Need tokenizer/preprocessor for popular pretrained embeddings models

30 views

Skip to first unread message

Jeff Winchell

unread,

Jul 7, 2023, 3:35:55 PM7/7/23

to Gensim

Having discovered the undocumented feature that common words like

I'm

we're

don't

etc are OOV in the common GloVe pretrained models

(while words like o'clock are in so you can't just split on apostrophe/single quotes)

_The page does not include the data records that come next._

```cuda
void DeviceSim::shardSegment(int k) {
    Impl &I = *impl_;
    I.shardSegment(k, false, launches_);
    if (k == 2) {
        CFB_CUDA(cudaGetLastError());
        steps_ += 1;
        I.epochHost += 1;
    }
// ... 323 lines not shown
    slots.resize(n);
    if (n > 0) {
        CFB_CUDA(cudaMemcpyAsync(slots.data(), I.finSlots.p, n * sizeof(int2), cudaMemcpyDeviceToHost, I.stream));
        CFB_CUDA(cudaMemsetAsync(&I.V.ctrl->finCount, 0, sizeof(int), I.stream));
        CFB_CUDA(cudaStreamSynchronize(I.stream));
    }
    return n;
}

void DeviceSim::phases(int32_t *out) {
    Impl &I = *impl_;
    if (I.V.rl && !I.hPhaseStale) { memcpy(out, I.hPhase.data(), I.V.nInter * sizeof(int)); return; }
    CFB_CUDA(cudaMemcpyAsync(out, I.V.curPhase, I.V.nInter * sizeof(int), cudaMemcpyDeviceToHost, I.stream));
    CFB_CUDA(cudaStreamSynchronize(I.stream));
    if (I.V.rl) {
        I.hPhase.assign(out, out + I.V.nInter);
        I.hPhaseStale = false;
    }
}

int DeviceSim::leaderSlotOf(int slot) {
    Impl &I = *impl_;
    if (slot < 0 || slot >= I.slotCap) return -2;
    int p = -1;
    CFB_CUDA(cudaMemcpyAsync(&p, I.V.pos + slot, sizeof(int), cudaMemcpyDeviceToHost, I.stream));
    CFB_CUDA(cudaStreamSynchronize(I.stream));
    if (p < 0) return -2;
    int lp = -1;
    CFB_CUDA(cudaMemcpy(&lp, I.V.leader + p, sizeof(int), cudaMemcpyDeviceToHost));
    if (lp < 0) return -1;
    int4 idv;
    CFB_CUDA(cudaMemcpy(&idv, I.V.ids + lp, sizeof(int4), cudaMemcpyDeviceToHost));
    return idv.x;
}

void DeviceSim::laneVehicleSlots(std::vector<int32_t> &slots, std::vector<int32_t> &laneBeg) {
    Impl &I = *impl_;
    const int nL = I.V.nLanes;
    std::vector<int32_t> cnt(nL);
    laneVehicleCount(cnt.data());
    laneBeg.assign(nL + 1, 0);
    for (int l = 0; l < nL; ++l) laneBeg[l + 1] = laneBeg[l] + cnt[l];
    slots.resize(laneBeg[nL]);
    if (slots.empty()) return;
    DevBuf<int> dBeg, dOut;
    dBeg.upload(std::vector<int>(laneBeg.begin(), laneBeg.end()));
    dOut.alloc(slots.size());
    const int TPB = 256;
    k_lane_slots<<<(nL * 32 + TPB - 1) / TPB, TPB, 0, I.stream>>>(I.V, dOut.p, dBeg.p);
    CFB_CUDA(cudaMemcpyAsync(slots.data(), dOut.p, slots.size() * sizeof(int), cudaMemcpyDeviceToHost, I.stream));
    CFB_CUDA(cudaStreamSynchronize(I.stream));
    launches_ += 1;
}

struct HostDump {
    std::vector<int> count, leader, del;
    std::vector<double2> kin;
    std::vector<double> gap;
    std::vector<int4> ids, nav;
    std::vector<LcSlot> lc;
    View V{};
};
template <class T> static void copyDown(std::vector<T> &dst, const T *src, size_t n) {
    dst.resize(n);
    if (n) CFB_CUDA(cudaMemcpy(dst.data(), src, n * sizeof(T), cudaMemcpyDeviceToHost));
}
static void dumpToHost(DeviceSim::Impl &I, HostDump &h, bool withLc) {
    CFB_CUDA(cudaStreamSynchronize(I.stream));
    const size_t P = (size_t) I.P;
    copyDown(h.del, I.V.delStep, (size_t) I.slotCap);
    readCtrlImpl(I.stream, I.hCtrl, I.V.ctrl);
    copyDown(h.count, I.V.count, (size_t) I.V.nDrv);
    copyDown(h.leader, I.V.leader, P);
    copyDown(h.kin, I.V.kin, P);
    copyDown(h.ids, I.V.ids, P);
    copyDown(h.nav, I.V.nav, P);
    if (withLc) copyDown(h.lc, I.lcSlot.p, (size_t) I.slotCap);
    else copyDown(h.gap, I.V.gap, P);
    View &V = h.V;
    V.nDrv = I.V.nDrv;
    V.off = I.L.off.data(); V.count = h.count.data(); V.leader = h.leader.data(); V.kin = h.kin.data(); V.gap = h.gap.data();
    V.ids = h.ids.data(); V.nav = h.nav.data(); V.delStep = h.del.data(); V.ctrl = I.hCtrl; V.lc.slot = h.lc.data();
}

void DeviceSim::debugDump(std::vector<DebugRec> &out) {
    HostDump h;
    dumpToHost(*impl_, h, false);
    debugRecords(h.V, impl_->ownedHost.empty() ? nullptr : impl_->ownedHost.data(), out);
}

struct DeviceSim::Snapshot {
    ImageHeader h;
    DevBuf<unsigned char> blob;
};

static std::vector<std::pair<void *, size_t>> snapshotRegions(DeviceSim::Impl &I) {
    return snapshotRegions(I.V, (size_t) I.P, (size_t) I.slotCap);
}

DeviceSim::Snapshot *DeviceSim::snapshot() {
    Impl &I = *impl_;
    CFB_CUDA(cudaStreamSynchronize(I.stream));
    if (I.phaseDirty && I.V.nInter) {
        CFB_CUDA(cudaMemcpyAsync(I.V.curPhase, I.hPhase.data(), I.V.nInter * sizeof(int), cudaMemcpyHostToDevice, I.stream));
        CFB_CUDA(cudaStreamSynchronize(I.stream));
        I.phaseDirty = false;
    }
    auto regs = snapshotRegions(I);
    Snapshot *s = new Snapshot();
    s->h = imageHeader(steps_, I.slotCap, regs);
    s->blob.alloc(s->h.payload());
    size_t off = 0;
    for (auto &r : regs) {
        if (r.second) CFB_CUDA(cudaMemcpyAsync(s->blob.p + off, r.first, r.second, cudaMemcpyDeviceToDevice, I.stream));
        off += imagePad(r.second);
    }
    CFB_CUDA(cudaStreamSynchronize(I.stream));
    return s;
}

void DeviceSim::restore(const Snapshot *s) {
    Impl &I = *impl_;
    ensureSlotCapacity(s->h.slotCap);
    CFB_CUDA(cudaStreamSynchronize(I.stream));
    auto regs = snapshotRegions(I);
    checkImageFits(s->h, regs, I.V);
    applyFills(slotFills(I.V, (size_t) I.slotCap));
    legacySync();
    size_t off = 0;
    for (size_t k = 0; k < regs.size(); ++k) {
        const size_t bytes = s->h.regions[k];
        if (bytes) CFB_CUDA(cudaMemcpyAsync(regs[k].first, s->blob.p + off, bytes, cudaMemcpyDeviceToDevice, I.stream));
        off += imagePad(bytes);
    }
    I.hPhase.resize(I.V.nInter);
    if (I.V.nInter) {
        CFB_CUDA(cudaMemcpyAsync(I.hPhase.data(), I.V.curPhase, I.V.nInter * sizeof(int), cudaMemcpyDeviceToHost, I.stream));
        CFB_CUDA(cudaStreamSynchronize(I.stream));
    }
    I.phaseDirty = false;
    I.hPhaseStale = false;
    {
        readCtrlImpl(I.stream, I.hCtrl, I.V.ctrl);
        I.epochHost = I.hCtrl->epoch;
        if (I.hMirror) { I.hMirror[1] = I.hCtrl->active; I.hMirror[2] = I.hCtrl->error; I.hMirror[3] = I.hCtrl->ties; I.hMirror[0] = I.hCtrl->epoch; }
        I.mirrorStale = false;
    }
    applyFills(scratchFills(I.V));
    CFB_CUDA(cudaStreamSynchronize(I.stream));
    legacySync();
    steps_ = s->h.steps;
}

void DeviceSim::freeSnapshot(Snapshot *s) { delete s; }

static ImageGeometry imageGeometry(DeviceSim::Impl &I) {
    return ImageGeometry{I.L.off.data(), I.V.nDrv, I.V.nLanes, I.V.nInter, (size_t) I.P};
}
void DeviceSim::decodeSnapshot(const Snapshot *s, StateImage &out) {
    std::vector<unsigned char> blob;
    snapshotToHost(s, blob);
    decodeImage(blob, imageGeometry(*impl_), out);
}
DeviceSim::Snapshot *DeviceSim::encodeSnapshot(const StateImage &in) {
    std::vector<unsigned char> blob;
    encodeImage(in, imageGeometry(*impl_), blob);
    return snapshotFromHost(blob.data(), blob.size());
}

// ... 45 lines not shown
    out.speed = k.y;
    return true;
}

void DeviceSim::setCustomSpeed(int slot, double speed) {
    Impl &I = *impl_;
    CFB_CUDA(cudaStreamSynchronize(I.stream));
    int p = -1;
    CFB_CUDA(cudaMemcpy(&p, I.V.pos + slot, sizeof(int), cudaMemcpyDeviceToHost));
    double *dst = p >= 0 ? I.V.cust + p : I.V.slotCust + slot;
    double old = 0;
    CFB_CUDA(cudaMemcpy(&old, dst, sizeof(double), cudaMemcpyDeviceToHost));
    CFB_CUDA(cudaMemcpy(dst, &speed, sizeof(double), cudaMemcpyHostToDevice));
    if (old != old) {
        readCtrlImpl(I.stream, I.hCtrl, I.V.ctrl);
        int n = I.hCtrl->nCustom + 1;
        CFB_CUDA(cudaMemcpy(&I.V.ctrl->nCustom, &n, sizeof(int), cudaMemcpyHostToDevice));
    }
    legacySync();
}

void DeviceSim::setVehiclePlan(int slot, int planId, int planIdx, int nextDrv) {
    Impl &I = *impl_;
    CFB_CUDA(cudaStreamSynchronize(I.stream));
    int p = -1;
    CFB_CUDA(cudaMemcpy(&p, I.V.pos + slot, sizeof(int), cudaMemcpyDeviceToHost));
    if (p >= 0) {
        CFB_CUDA(cudaMemcpy(&I.V.nav[p].x, &planIdx, sizeof(int), cudaMemcpyHostToDevice));
        CFB_CUDA(cudaMemcpy(&I.V.ids[p].w, &nextDrv, sizeof(int), cudaMemcpyHostToDevice));
    } else {
        CFB_CUDA(cudaMemcpy(&I.V.slotInfo[slot].z, &planId, sizeof(int), cudaMemcpyHostToDevice));
    }
    legacySync();
}

void DeviceSim::setPhase(int intersection, int phase) {
    Impl &I = *impl_;
    if (I.hPhaseStale) {
        CFB_CUDA(cudaMemcpyAsync(I.hPhase.data(), I.V.curPhase, I.V.nInter * sizeof(int), cudaMemcpyDeviceToHost, I.stream));
        CFB_CUDA(cudaStreamSynchronize(I.stream));
        I.hPhaseStale = false;
    }
    I.hPhase[intersection] = phase;
    I.phaseDirty = true;
}

// ... 20 lines not shown
    V.lc.laneRoad = I.lcLaneRoad.p;
    I.lcSegIdx.alloc(I.P); I.lcSegIdx.fill(0);
    I.lcCand.alloc(LC_MAX_CAND); I.lcInvolved.alloc(LC_MAX_CAND); I.lcShadowLog.alloc(LC_MAX_CAND); I.lcPrio.alloc(LC_MAX_CAND);
    I.lcCtrl.alloc(1); I.lcCtrl.fill(0);
    I.lcScratch.alloc((size_t) 4 * LC_MAX_CAND); I.lcScratch.fill(0);
    if (const char *g = getenv("CITYFLOW_B200_LC_SERIAL")) I.lcSerial = g[0] == '1';
    I.lcSlot.alloc(std::max(I.slotCap, 1)); I.lcSlot.fill(0);
    CFB_CUDA(cudaMallocHost(&I.hLcCtrl, sizeof(LcCtrl)));
    LcView &C = V.lc;
    C.slot = I.lcSlot.p; C.segIdx = I.lcSegIdx.p; C.posDrv = I.lcPosDrv.p; C.segBeg = I.lcSegBeg.p; C.segStart = I.lcSegStart.p;
    C.laneIdx = I.lcLaneIdx.p; C.laneRoadN = I.lcLaneRoadN.p; C.laneWidth = I.lcLaneWidth.p;
    C.cand = I.lcCand.p; C.involved = I.lcInvolved.p; C.shadowLog = I.lcShadowLog.p; C.ctrl = I.lcCtrl.p;
    C.scratchA = I.lcScratch.p; C.scratchB = I.lcScratch.p + LC_MAX_CAND; C.scratchC = I.lcScratch.p + 2 * LC_MAX_CAND;
    C.scratchD = I.lcScratch.p + 3 * LC_MAX_CAND;
    C.spare = nullptr; C.nSpare = 0;
    V.lcOn = 1;
    I.useGraph = false;
    I.useCoop = false;
    legacySync();
    uploadLanePlans(routing);
}

void DeviceSim::stepLcBegin(const SpawnRec *recs, int n, const int32_t *spare, int nSpare, std::vector<LcShadow> &created) {
    stageStep(recs, n);
    Impl &I = *impl_;
    View &V = I.V;
    cudaStream_t s = I.stream;
    const int TPB = 256;
    I.ensureGrids();
    if (nSpare > I.lcSpareCap) {
        CFB_CUDA(cudaStreamSynchronize(s));
        I.lcSpareCap = std::max(1024, nSpare * 2);
        I.lcSpare.alloc(I.lcSpareCap);
    }
    if (nSpare > 0) CFB_CUDA(cudaMemcpyAsync(I.lcSpare.p, spare, nSpare * sizeof(int), cudaMemcpyHostToDevice, s));
    V.lc.spare = I.lcSpare.p;
    V.lc.nSpare = nSpare;
    k_lc_begin<<<1, 1, 0, s>>>(V.lc);
    I.launchStep(Impl::INGEST, false);
    k_lc_admitted<<<I.gridNotify, TPB, 0, s>>>(V, V.lc);
    k_lc_segments<<<I.gridNotify, TPB, 0, s>>>(V, V.lc);
    k_lc_signal<<<I.gridControl, TPB, 0, s>>>(V, V.lc);
    if (I.lcSerial) {
        k_lc_schedule<<<1, 32, 0, s>>>(V, V.lc);
    } else {
        k_lc_order<<<1, 256, 0, s>>>(V, V.lc);
        k_lc_schedule_roads<<<LC_MAX_CAND / 128, 128, 0, s>>>(V, V.lc);
        k_lc_log<<<1, 32, 0, s>>>(V, V.lc);
// ... 21 lines not shown
        CFB_CUDA(cudaMemcpyAsync(I.lcPrio.p, priorities, n * sizeof(int), cudaMemcpyHostToDevice, s));
        k_lc_priorities<<<(n + 127) / 128, 128, 0, s>>>(V, V.lc, I.lcPrio.p, n);
    }
    k_lc_leader<<<I.gridNotify, TPB, 0, s>>>(V, V.lc);
    I.launchStep(Impl::NOTIFY, false);
    I.launchStep(Impl::CONTROL, false);
    if (I.lcSerial) {
        k_lc_control_tail<<<1, 32, 0, s>>>(V, V.lc);
    } else {
        k_lc_tail_order<<<1, 256, 0, s>>>(V, V.lc);
        k_lc_tail_roads<<<LC_MAX_CAND / 128, 128, 0, s>>>(V, V.lc);
        k_lc_tail_clear<<<1, 32, 0, s>>>(V, V.lc);
    }
    I.launchStep(Impl::MOVE, false);
    I.launchStep(Impl::LEADER, false);
    CFB_CUDA(cudaGetLastError());
    launches_ += 6 + (n > 0);
    steps_ += 1;
    I.epochHost += 1;
}

void DeviceSim::debugDumpLc(std::vector<LcDebugRec> &out) {
    HostDump h;
    dumpToHost(*impl_, h, true);
    lcDebugRecords(h.V, out);
}

}
```

### cityflow_b200/csrc/device_view.cuh

```cuda
#pragma once

namespace cfb {

struct DTmpl {
    double len, maxPosAcc, maxNegAcc, usualPosAcc, usualNegAcc, minGap, maxSpeed, headwayTime;
    double yieldDistance, turnSpeed, approachDist, speed0, pad[4];
};

struct __align__(16) Notify {
    double dist;
    int pos;
    int epoch;
    int slot, prio, enterLL, steps;
    int flags;
    int pad0, pad1, pad2;
};
constexpr int NF_CAN_YIELD = 1;
constexpr int NF_PASSED = 2;
constexpr int NF_CYCLE = 4;

struct __align__(16) Tail {
    double dis, len, speed;
    int pos, prev;
};
// ... 65 lines not shown
    unsigned char *rlAvail;
    int *entCnt, *ent;
    double2 *mkin;
    int4 *mids, *mnav;
    int2 *finSlots;
    int2 *vehList[2];
    int *actList[2];
    int *extraList;
    double *cust;
    double *slotCust;
    int *blk;
    int *delStep;
    const unsigned char *owned;
    const int *ingLanes, *ingLinks, *ingRL;
    int nIngLanes, nIngLinks, nIngRL;
    const int *boundOut;
    const int *boundIn;
    int nBoundOut, nBoundIn;
    int2 *blkUpd;
    int blkUpdCap;
    unsigned *dbgCyc, *dbgPath;
    Ctrl *ctrl;
    int *hostMirror;
    const SpawnRec *spawn;
    int lcOn;
    LcView lc;
};

__device__ __forceinline__ double min2(double x, double y) { return x < y ? x : y; }
__device__ __forceinline__ double max2(double x, double y) { return x > y ? x : y; }
__device__ __forceinline__ int x86int(double x) {
    return (x > -2147483649.0 && x < 2147483648.0) ? (int) x : INT_MIN;
}
constexpr double kEps = 1e-8;

__device__ __forceinline__ double noCollisionSpeed(double vL, double dL, double vF, double dF, double gap, double dt,
                                                   double targetGap) {
    double c = vF * dt / 2 + targetGap - 0.5 * vL * vL / dL - gap;
    double a = 0.5 / dF;
    double b = 0.5 * dt;
    if (b * b < 4 * a * c) return -100;
    double v1 = 0.5 / a * (sqrt(b * b - 4 * a * c) - b);
    double v2 = 2 * vL - dL * dt + 2 * (gap - targetGap) / dt;
    return min2(v1, v2);
}
__device__ __forceinline__ double stopBeforeSpeed(const DTmpl &T, double speed, double distance, double dt) {
// ... 27 lines not shown
```

Measured before the change: 1.449 billion.

## Fold leader kernel into notify and move kernels, four launches per step

```diff
diff --git a/cityflow_b200/csrc/device_phases_a.cuh b/cityflow_b200/csrc/device_phases_a.cuh
--- a/cityflow_b200/csrc/device_phases_a.cuh
+++ b/cityflow_b200/csrc/device_phases_a.cuh
@@ -18,6 +18,7 @@
 __device__ __forceinline__ int planAt(const View &V, int plan, int idx) { return V.planData[V.planBeg[plan] + idx]; }
 __device__ __forceinline__ void foeTerms(const View &V, Notify &n, int foeLinkW);
 
+constexpr int UNDO_ADMISSIONS = -2;
 __device__ void headSearch(const View &V, int d, double dis, int nextDrv, int planIdx, const DTmpl &T, int myLane,
                            int &outLeader, double &outGap) {
     int leader = -1;
@@ -42,7 +43,7 @@
             if (leader >= 0) break;
         } else {
             Tail t = V.tail[nd];
-            if (myLane >= 0 && nd > myLane && (V.inserted[nd] & 1)) {
+            if (myLane != -1 && nd > myLane && (V.inserted[nd] & 1)) {
                 const int c = V.count[nd] - 1;
                 if (c > 0) {
                     const int tp = V.off[nd] + c - 1;
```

and seeing no docs except some vague references that Stanford parser with undocumented switches MIGHT have been used to generate the common pretrained GloVe models

and finding ZERO comments from Google about how they preprocessed the text used for Word2Vec's Google News pretrained model

it seems to me that GenSim would do people a lot of good by making tokenizers matching each of their most popular included pretrained models so that users are writing NLP programs that speak the same language as their models rather than comparing apples to oranges.

Gordon Mohr

unread,

Jul 19, 2023, 2:41:50 PM7/19/23

to Gensim

I made a feature-request item in our issue-tracker for this – https://github.com/RaRe-Technologies/gensim/issues/3485 – as similar requests have come up before.

I also added some comments there - that it'd be useful, but also never-exactly-right – & might encourage further over-reliance on such pretrained vectors even when they're not truly the best choice for many projects.